И вот разразилась эпидемия. Может быть, я от нее умру. Околею от политики. От мировоззрения, которому плевать, на скольких плакатах напечатано мое имя. Которое это имя за мной даже не признает. Геррон? Не знаем такого. Мы знаем только Курта Израиля Герсона.
Мировоззрения — это эпидемии. Люди заражаются друг от друга. В большинстве случаев это даже и неплохо. В девяносто девяти случаях организм чинит себя сам. Немножко температуры, небольшой кашель — и дело идет на поправку. Но на сотый…
Следовало бы заметить. Самое позднее на „Хеппи-энд“, когда Брехт и Вейгель в одночасье сделались такими истовыми коммунистами. Естественно, такими стали люди другой стороны. Но болезнь-то была та же. Острая мания улучшения мира. У одних появляется коричневая сыпь, у других красная. А питательная среда одна и та же.
Та же самая.
При этом Ауфрихт вообще не думал о политике. Его занимал только оборот театральной кассы. „Брехт снова напишет мне пьесу, — вот о чем он думал, — Вайль сочинит несколько новых песенок, мы поставим еще одну „Трехгрошовую оперу“, и люди будут давиться в очереди за билетами“. Так он это себе представлял.

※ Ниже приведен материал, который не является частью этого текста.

template <int C, bool HS>
__global__ __launch_bounds__(256) void up2x_bwd_tile_kernel(const float* __restrict__ gu, float* __restrict__ g, int Hin,
                                                            int Win, const float* __restrict__ bn_y,
                                                            const float* __restrict__ bn_scale,
                                                            const float* __restrict__ bn_shift,
                                                            float* __restrict__ bn_partials) {
  SIFSR_CHAIN_PRIO();
  constexpr int TL = 8, HR = 2 * TL + 3, NCH = C / 16;
  __shared__ float4 hi[HR * HR * 4];
  __shared__ float4 tmp[HR * TL * 4];
  __shared__ float wxs[TL][5], wys[TL][5];
  const int tid = threadIdx.x;
  const int Ho = 2 * Hin, Wo = 2 * Win;
  const int ix0 = blockIdx.x * TL, iy0 = blockIdx.y * TL;
  const int b = blockIdx.z / NCH, ch0 = (blockIdx.z % NCH) * 16;
  if (tid < 2 * TL * 5) {
    const bool isy = tid >= TL * 5;
    const int t = isy ? tid - TL * 5 : tid;
    const int il = t / 5, k = t - il * 5;
    const int i = (isy ? iy0 : ix0) + il, in = isy ? Hin : Win, on = isy ? Ho : Wo;
    const int o = 2 * i - 2 + k;
    float w = 0.f;
    if (i < in && o >= 0 && o < on) {
      int a0, a1; float l0, l1;
      up_coord(o, in, on, a0, a1, l0, l1);
      w = (a0 == i ? l0 : 0.f) + (a1 == i ? l1 : 0.f);
    }
    if (isy) wys[il][k] = w; else wxs[il][k] = w;
  }
// ... 40 lines not shown
        const float4 sc = ld4(bn_scale + ch0 + 4 * q), sh = ld4(bn_shift + ch0 + 4 * q);
        d1.x = fmaf(yv.x, sc.x, sh.x) > 0.f ? acc.x : 0.f; d2.x = d1.x * yv.x;
        d1.y = fmaf(yv.y, sc.y, sh.y) > 0.f ? acc.y : 0.f; d2.y = d1.y * yv.y;
        d1.z = fmaf(yv.z, sc.z, sh.z) > 0.f ? acc.z : 0.f; d2.z = d1.z * yv.z;
        d1.w = fmaf(yv.w, sc.w, sh.w) > 0.f ? acc.w : 0.f; d2.w = d1.w * yv.w;
      }
      float v8[8] = {d1.x, d1.y, d1.z, d1.w, d2.x, d2.y, d2.z, d2.w};
#pragma unroll
      for (int m = 4; m < 64; m <<= 1)
#pragma unroll
        for (int j = 0; j < 8; ++j) v8[j] += __shfl_xor(v8[j], m);
      __syncthreads();
      float* const red = reinterpret_cast<float*>(hi);
      if ((tid & 63) < 4) {
#pragma unroll
        for (int j = 0; j < 8; ++j) red[((tid >> 6) * 4 + (tid & 3)) * 8 + j] = v8[j];
      }
      __syncthreads();
      if (tid < 32) {
        const int qq = tid & 3, r = (tid >> 2) & 3, which = tid >> 4;
        const float sum = (red[(0 * 4 + qq) * 8 + which * 4 + r] + red[(1 * 4 + qq) * 8 + which * 4 + r]) +
                          (red[(2 * 4 + qq) * 8 + which * 4 + r] + red[(3 * 4 + qq) * 8 + which * 4 + r]);
        const size_t row = ((size_t)b * gridDim.y + blockIdx.y) * gridDim.x + blockIdx.x;
        bn_partials[(row * C + ch0 + 4 * qq + r) * 2 + which] = sum;
      }
    }
  }
}
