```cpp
static int dispatch_attn(bool bwd, int dtype, int D, int HD, const AttnArgs& a, hipStream_t s) {
  const int MT = (a.N + 15) / 16;
  if (HD != 32 || MT != 5) return (int)hipErrorNotSupported;
  if (dtype == 1) {
    if (D == 192) return launch_attn<bf16, 32, 192, 5, 2>(bwd, a, s);
    if (D == 96) return launch_attn<bf16, 32, 96, 5, 2>(bwd, a, s);
  } else if (dtype == 0) {
    if (D == 192) return launch_attn<float, 32, 192, 5, 1>(bwd, a, s);
    if (D == 96) return launch_attn<float, 32, 96, 5, 1>(bwd, a, s);
  }
  return (int)hipErrorNotSupported;
}

extern "C" int vitpe_fused_attention_supported(int dtype, int N, int D, int HD) {
  const int MT = (N + 15) / 16;
  return (dtype == 0 || dtype == 1) && HD == 32 && MT == 5 && (D == 192 || D == 96);
}

static int fused_fwd(int dtype, const void* x, const float* gamma, const float* beta, const float* mean,
                     const float* rstd, void* xn_out, const void* wqkv, void* out, int B, int N, int D, int HD,
                     const PeArgs& pe, hipStream_t stream) {
  VITPE_REQUIRE(x && wqkv && out && B >= 0 && N >= 2);
  VITPE_REQUIRE(pe_ok(pe, N, 0, 0));
  if (B == 0) return 0;
  AttnArgs a = attn_args(pe, B, N, 0, HD);
  a.xn = x; a.wqkv = wqkv; a.out = out;
  a.ln_gamma = gamma; a.ln_beta = beta; a.ln_mean = mean; a.ln_rstd = rstd; a.xn_out = xn_out;
  return dispatch_attn(false, dtype, D, HD, a, stream);
}

static int fused_bwd(int dtype, const void* x, const float* gamma, const float* beta, const float* mean,
                     const float* rstd, const void* wqkv, const void* dout, void* dqkv, int B, int N, int D, int HD,
                     const PeArgs& pe, float* dtable, float* dcoeff, float* dfreqs, hipStream_t stream) {
  VITPE_REQUIRE(x && wqkv && dout && dqkv && B >= 0 && N >= 2);
  VITPE_REQUIRE(pe_ok(pe, N, 0, 0));
  VITPE_REQUIRE(pe_grads_ok(pe.mode, dtable, dcoeff, dfreqs));
  if (B == 0) return 0;
  AttnArgs a = attn_args(pe, B, N, 0, HD);
  a.xn = x; a.wqkv = wqkv; a.out = dqkv; a.dout = dout;
  a.dtable = dtable; a.dcoeff = dcoeff; a.dfreqs = dfreqs;
  a.ln_gamma = gamma; a.ln_beta = beta; a.ln_mean = mean; a.ln_rstd = rstd;
  return dispatch_attn(true, dtype, D, HD, a, stream);
}

extern "C" int vitpe_fused_attention_fwd(int dtype, const void* xn, const void* wqkv, void* out, int B, int N,
                                         int D, int HD, int mode, const float* cos, const float* sin,
                                         const float* table, const float* coeff, int grid, int degree,
                                         int coeff_per_head, hipStream_t stream) {
  return fused_fwd(dtype, xn, nullptr, nullptr, nullptr, nullptr, nullptr, wqkv, out, B, N, D, HD,
                   {mode, cos, sin, table, coeff, grid, degree, coeff_per_head}, stream);
}

extern "C" int vitpe_fused_attention_fwd_ln(int dtype, const void* x, const float* gamma, const float* beta,
                                            const float* mean, const float* rstd, void* xn_out, const void* wqkv,
                                            void* out, int B, int N, int D, int HD, int mode, const float* cos,
                                            const float* sin, const float* table, const float* coeff, int grid,
                                            int degree, int coeff_per_head, hipStream_t stream) {
  VITPE_REQUIRE(gamma && beta && mean && rstd);
  return fused_fwd(dtype, x, gamma, beta, mean, rstd, xn_out, wqkv, out, B, N, D, HD,
                   {mode, cos, sin, table, coeff, grid, degree, coeff_per_head}, stream);
}

extern "C" int vitpe_fused_attention_bwd(int dtype, const void* xn, const void* wqkv, const void* dout,
                                         void* dqkv, int B, int N, int D, int HD, int mode, const float* cos,
                                         const float* sin, const float* table, const float* coeff, int grid,
                                         int degree, int coeff_per_head, float* dtable, float* dcoeff,
                                         float* dfreqs, hipStream_t stream) {
  return fused_bwd(dtype, xn, nullptr, nullptr, nullptr, nullptr, wqkv, dout, dqkv, B, N, D, HD,
                   {mode, cos, sin, table, coeff, grid, degree, coeff_per_head}, dtable, dcoeff, dfreqs, stream);
}

extern "C" int vitpe_fused_attention_bwd_ln(int dtype, const void* x, const float* gamma, const float* beta,
                                            const float* mean, const float* rstd, const void* wqkv, const void* dout,
                                            void* dqkv, int B, int N, int D, int HD, int mode, const float* cos,
                                            const float* sin, const float* table, const float* coeff, int grid,
                                            int degree, int coeff_per_head, float* dtable, float* dcoeff,
                                            float* dfreqs, hipStream_t stream) {
  VITPE_REQUIRE(gamma && beta && mean && rstd);
  return fused_bwd(dtype, x, gamma, beta, mean, rstd, wqkv, dout, dqkv, B, N, D, HD,
                   {mode, cos, sin, table, coeff, grid, degree, coeff_per_head}, dtable, dcoeff, dfreqs, stream);
}

extern "C" int vitpe_debug_attn_census(const void* xn, const void* wqkv, void* out, const float* cos, const float* sin,
                                       int B, unsigned long long* census, hipStream_t stream) {
  VITPE_REQUIRE(xn && wqkv && out && cos && sin && census && B > 0);
  AttnArgs a = attn_args({PE_ROPE_AXIAL, cos, sin, nullptr, nullptr, 8, 0, 0}, B, 65, 0, 32);
  a.xn = xn; a.wqkv = wqkv; a.out = out; a.census = census;
  hipLaunchKernelGGL((attn_fwd_kernel<bf16, 32, 192, 5, KM_ROPE, 65, 2, false, true>), dim3((B + 1) / 2), dim3(768), 0, stream, a);
  VITPE_CHECK_LAUNCH();
}
```

### vit-rpe-rope_amd/csrc/attn_common.h

```cpp
#pragma once
#include "common.h"

namespace vitpe {

struct AttnArgs {
  const void* xn;
  const void* wqkv;
  void* out;
  const void* dout;
  const float* cos;
  const float* sin;
  const float* table;
  const float* coeff;
  float* dtable;
  float* dcoeff;
  float* dfreqs;
  const void* qkv;
  int B, N, H;
  int mode, grid, degree, coeff_per_head;
  float scale;
  const float* ln_gamma;
  const float* ln_beta;
  const float* ln_mean;
  const float* ln_rstd;
  void* xn_out;
  unsigned long long* census;
  void* qkv_out;
  float* tab_slab;
  const unsigned long long* rng;
  unsigned drop_thr;
  float drop_rs;
  int cls_only;
};

struct PeArgs {
  int mode;
  const float *cos, *sin, *table, *coeff;
  int grid, degree, coeff_per_head;
};

inline bool pe_ok(const PeArgs& pe, int N, int H, int hmax) {
  if (pe.mode == PE_ROPE_AXIAL || pe.mode == PE_ROPE_MIXED) {
    if (!pe.cos || !pe.sin || pe.grid * pe.grid != N - 1) return false;
    if (pe.mode == PE_ROPE_MIXED && hmax && H > hmax) return false;
  }
  if (pe.mode == PE_RELATIVE && !pe.table) return false;
  if (pe.mode == PE_POLY && (!pe.coeff || pe.degree < 0 || pe.degree > 7 || pe.grid * pe.grid != N - 1)) return false;
  return pe.mode >= PE_NONE && pe.mode <= PE_ROPE_MIXED;
}

inline bool pe_grads_ok(int mode, const float* dtable, const float* dcoeff, const float* dfreqs) {
  if (mode == PE_RELATIVE) return dtable != nullptr;
  if (mode == PE_POLY) return dcoeff != nullptr;
  if (mode == PE_ROPE_MIXED) return dfreqs != nullptr;
  return true;
}

inline AttnArgs attn_args(const PeArgs& pe, int B, int N, int H, int HD) {
  AttnArgs a{};
  a.cos = pe.cos; a.sin = pe.sin; a.table = pe.table; a.coeff = pe.coeff;
  a.mode = pe.mode; a.grid = pe.grid; a.degree = pe.degree; a.coeff_per_head = pe.coeff_per_head;
  a.B = B; a.N = N; a.H = H;
  a.scale = 1.0f / sqrtf((float)HD);
  return a;
}

constexpr float LOG2E = 1.4426950408889634f;
constexpr float LN2 = 0.6931471805599453f;

enum { KM_PLAIN = 0, KM_RELATIVE = 1, KM_POLY = 2, KM_ROPE = 3, KM_ROPE_TABLES = 4 };

template <typename T, int HD, int D, int MT, int HPP, int NTOK>
struct AttnCfg {
  static constexpr int H = D / HD;
  static constexpr int NT = HD / 16;
  static constexpr int KS = D / 32;
  static constexpr int HC = HD / 32;
  static constexpr int NP = 16 * MT;
  static constexpr int SC = (MT + 1) / 2;
  static constexpr int VR = 32 * SC;
  static constexpr int LDX = D + (sizeof(T) == 2 ? 2 : 1) * Pad<T>::elems;
  static constexpr int LDH = HD + (sizeof(T) == 2 ? 2 : 1) * Pad<T>::elems;
  static constexpr int HSZ = VR * LDH;
  static constexpr int QSZ = NP * LDH;
  static constexpr int TABLD = 2 * NP;
// ... 133 lines not shown
```

### vit-rpe-rope_amd/vitpe/kernels.py

```python
from __future__ import annotations

import ctypes
from typing import Optional, Tuple

import torch

from . import _lib as L
from ._lib import check, dtype_code, lib, ptr, require_device, stream_ptr

SPLITS_TARGET_WGS = 512


def _f32(t, name):
    if t is not None and t.dtype != torch.float32:
        raise L.VitpeError(f"{name} must be float32")


def gemm_nt(a, w, bias=None, epi=L.EPI_BIAS, resid=None, u=None, out=None):
    require_device(a, w, bias, resid, u, out)
    M, K = a.shape
    N = w.shape[0]
    assert w.shape[1] == K and a.dtype == w.dtype
    _f32(bias, "bias")
    c = out if out is not None else torch.empty((M, N), dtype=a.dtype, device=a.device)
# ... 943 lines not shown

def ema_blocks(n: int) -> int:
    return lib().vitpe_ema_blocks(int(n))


def ema_update(p, e, hp, warmup=False):
    require_device(p, e, hp)
    _f32(p, "p"); _f32(e, "e"); _f32(hp, "hp")
    if hp is None or hp.numel() < 16 or e.numel() != p.numel():
        raise L.VitpeError("ema_update: hp must hold 16 floats and e as many elements as p")
    check(lib().vitpe_ema_update(ptr(p), ptr(e), ptr(hp), p.numel(), int(bool(warmup)), stream_ptr()), "vitpe_ema_update")


def ema_swap(p, e, shadow_bf16=None):
    require_device(p, e, shadow_bf16)
    _f32(p, "p"); _f32(e, "e")
    if e.numel() != p.numel() or (shadow_bf16 is not None and (shadow_bf16.dtype != torch.bfloat16 or
                                                               shadow_bf16.numel() != p.numel())):
        raise L.VitpeError("ema_swap: e (fp32) and shadow_bf16 (bf16) must hold as many elements as p")
    check(lib().vitpe_ema_swap(ptr(p), ptr(e), ptr(shadow_bf16), p.numel(), stream_ptr()), "vitpe_ema_swap")


def cast(src, dtype, out=None):
    require_device(src, out)
    _f32(src, "src")
    o = out if out is not None else torch.empty(src.shape, dtype=dtype, device=src.device)
    check(lib().vitpe_cast(dtype_code(dtype), ptr(src), ptr(o), src.numel(), stream_ptr()), "vitpe_cast")
    return o


def transpose_cast(src, dtype, out=None):
    require_device(src, out)
    _f32(src, "src")
    R, C = src.shape
    o = out if out is not None else torch.empty((C, R), dtype=dtype, device=src.device)
    check(lib().vitpe_transpose_cast(dtype_code(dtype), ptr(src), ptr(o), R, C, stream_ptr()), "vitpe_transpose_cast")
    return o


def refresh_shadows(flat, dst_base, desc, ndesc, total_tiles, tile_map=None):
    require_device(flat, dst_base, desc, tile_map)
    assert tile_map is None or (tile_map.dtype == torch.int16 and tile_map.numel() == total_tiles)
    check(lib().vitpe_refresh_shadows(dtype_code(dst_base.dtype), ptr(flat), ptr(dst_base), ptr(desc), ndesc, total_tiles,
                                      ptr(tile_map), stream_ptr()), "vitpe_refresh_shadows")


def selftest_mma(a, bt, brow):
    require_device(a, bt, brow)
    c_row = torch.empty((16, 16), dtype=torch.float32, device=a.device)
    c_tr = torch.empty((16, 16), dtype=torch.float32, device=a.device)
    check(L.debug_lib().vitpe_selftest_mma(dtype_code(a.dtype), ptr(a), ptr(bt), ptr(brow), ptr(c_row), ptr(c_tr),
                                   stream_ptr()), "vitpe_selftest_mma")
    return c_row, c_tr
```

Measured before the change: 381,700 images/sec.

## Skip attention backward tiles whose upstream gradient rows are all zero

The fused attention backward kernel now loads the output-gradient rows first and builds a per-wavefront mask of 16-token tiles that contain any nonzero value. Q projection, the dQ row loop, the transposes and the dK/dV accumulation skip dead tiles and write zeros instead. This targets layers where only some tokens carry gradient, such as the last block when only the CLS token feeds the head. In exchange, every layer pays a ballot plus an earlier dout load, and the kernel gains a separately compiled sparse path. A debug switch can force all tiles live.

Measured after the change: 381,400 images/sec. Within noise of the previous version (-0.1%).

```diff
diff --git a/include/vitpe_debug.h b/include/vitpe_debug.h
--- a/include/vitpe_debug.h
+++ b/include/vitpe_debug.h
@@ -21,6 +21,7 @@
                              int M, int HID, unsigned long long* census, vitpe_stream_t stream);
 int vitpe_debug_set_gemm2d_mt(int mt);
 int vitpe_debug_set_wgrad_wide(int on);
+int vitpe_debug_set_attn_bwd_skip(int on);
 int vitpe_debug_read_bw(const void* src, long long bytes, int depth, int workgroups, unsigned* sink, vitpe_stream_t stream);
 #ifdef __cplusplus
 }
diff --git a/vit-rpe-rope_amd/csrc/attn.hip b/vit-rpe-rope_amd/csrc/attn.hip
--- a/vit-rpe-rope_amd/csrc/attn.hip
+++ b/vit-rpe-rope_amd/csrc/attn.hip
@@ -526,17 +526,28 @@
     e0.v[t] = (bf16)((t < 4 && 4 * g + t == c) ? 1.0f : 0.0f);
     e1.v[t] = (bf16)((t >= 4 && 4 * g + t - 4 == c) ? 1.0f : 0.0f);
   }
-  auto transpose_pair = [&](const Frag<T>& fa, const Frag<T>* fb, Frag<T>& d0, Frag<T>& d1) {
+  auto transpose_pair = [&](const Frag<T>& fa, const Frag<T>& fb, bool two, Frag<T>& d0, Frag<T>& d1) {
     f32x4 a0 = z4, a1 = z4, b0 = z4, b1 = z4;
     mma(fa, e0, a0);
     mma(fa, e1, a1);
-    if (fb != nullptr) { mma(*fb, e0, b0); mma(*fb, e1, b1); }
+    if (two) { mma(fb, e0, b0); mma(fb, e1, b1); }
     d0 = acc_to_frag<T>(a0, b0);
     d1 = acc_to_frag<T>(a1, b1);
   };
 
   const float qsc = a.scale * LOG2E;
   Frag<T> vkf[MT], kf[MT];
+  constexpr unsigned ALL_TILES = (1u << MT) - 1u;
+  typedef __attribute__((ext_vector_type(2))) unsigned u32x2;
+  const T* const dog = reinterpret_cast<const T*>(a.dout) + (size_t)b * N * D + h * HD;
+  u32x2 zlo[MT], zhi[MT];
+#pragma unroll
+  for (int tt = 0; tt < MT; ++tt) {
+    const T* const rowp = dog + (size_t)min(16 * tt + c, N - 1) * D + 4 * g;
+    zlo[tt] = *reinterpret_cast<const u32x2*>(rowp);
+    zhi[tt] = *reinterpret_cast<const u32x2*>(rowp + 16);
+    if (16 * tt + c >= N) { zlo[tt] = (u32x2){0u, 0u}; zhi[tt] = (u32x2){0u, 0u}; }
+  }
 #pragma unroll
   for (int tt = 0; tt < MT; ++tt) proj_sw(tt, false, 1.0f, vkf[tt]);
   wload(w, 1);
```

„Хеппи-энд“. Более фальшивого названия и придумать нельзя. Для постановки-то. Начать с того, что Брехт не имел ни малейшей охоты еще раз писать нечто подобное. Единственным, что его интересовало в этом проекте, была доля в прибыли, и он перепоручил работу другим. Он уже был тогда женат на Вейгель, но своим гаремом писательниц продолжал управлять. Гауптман, которая должна была сделать работу, была очень приятным человеком, но не бог весть какой поэтессой. Сама была недовольна тем, что выдавала на-гора, и пряталась за псевдонимом.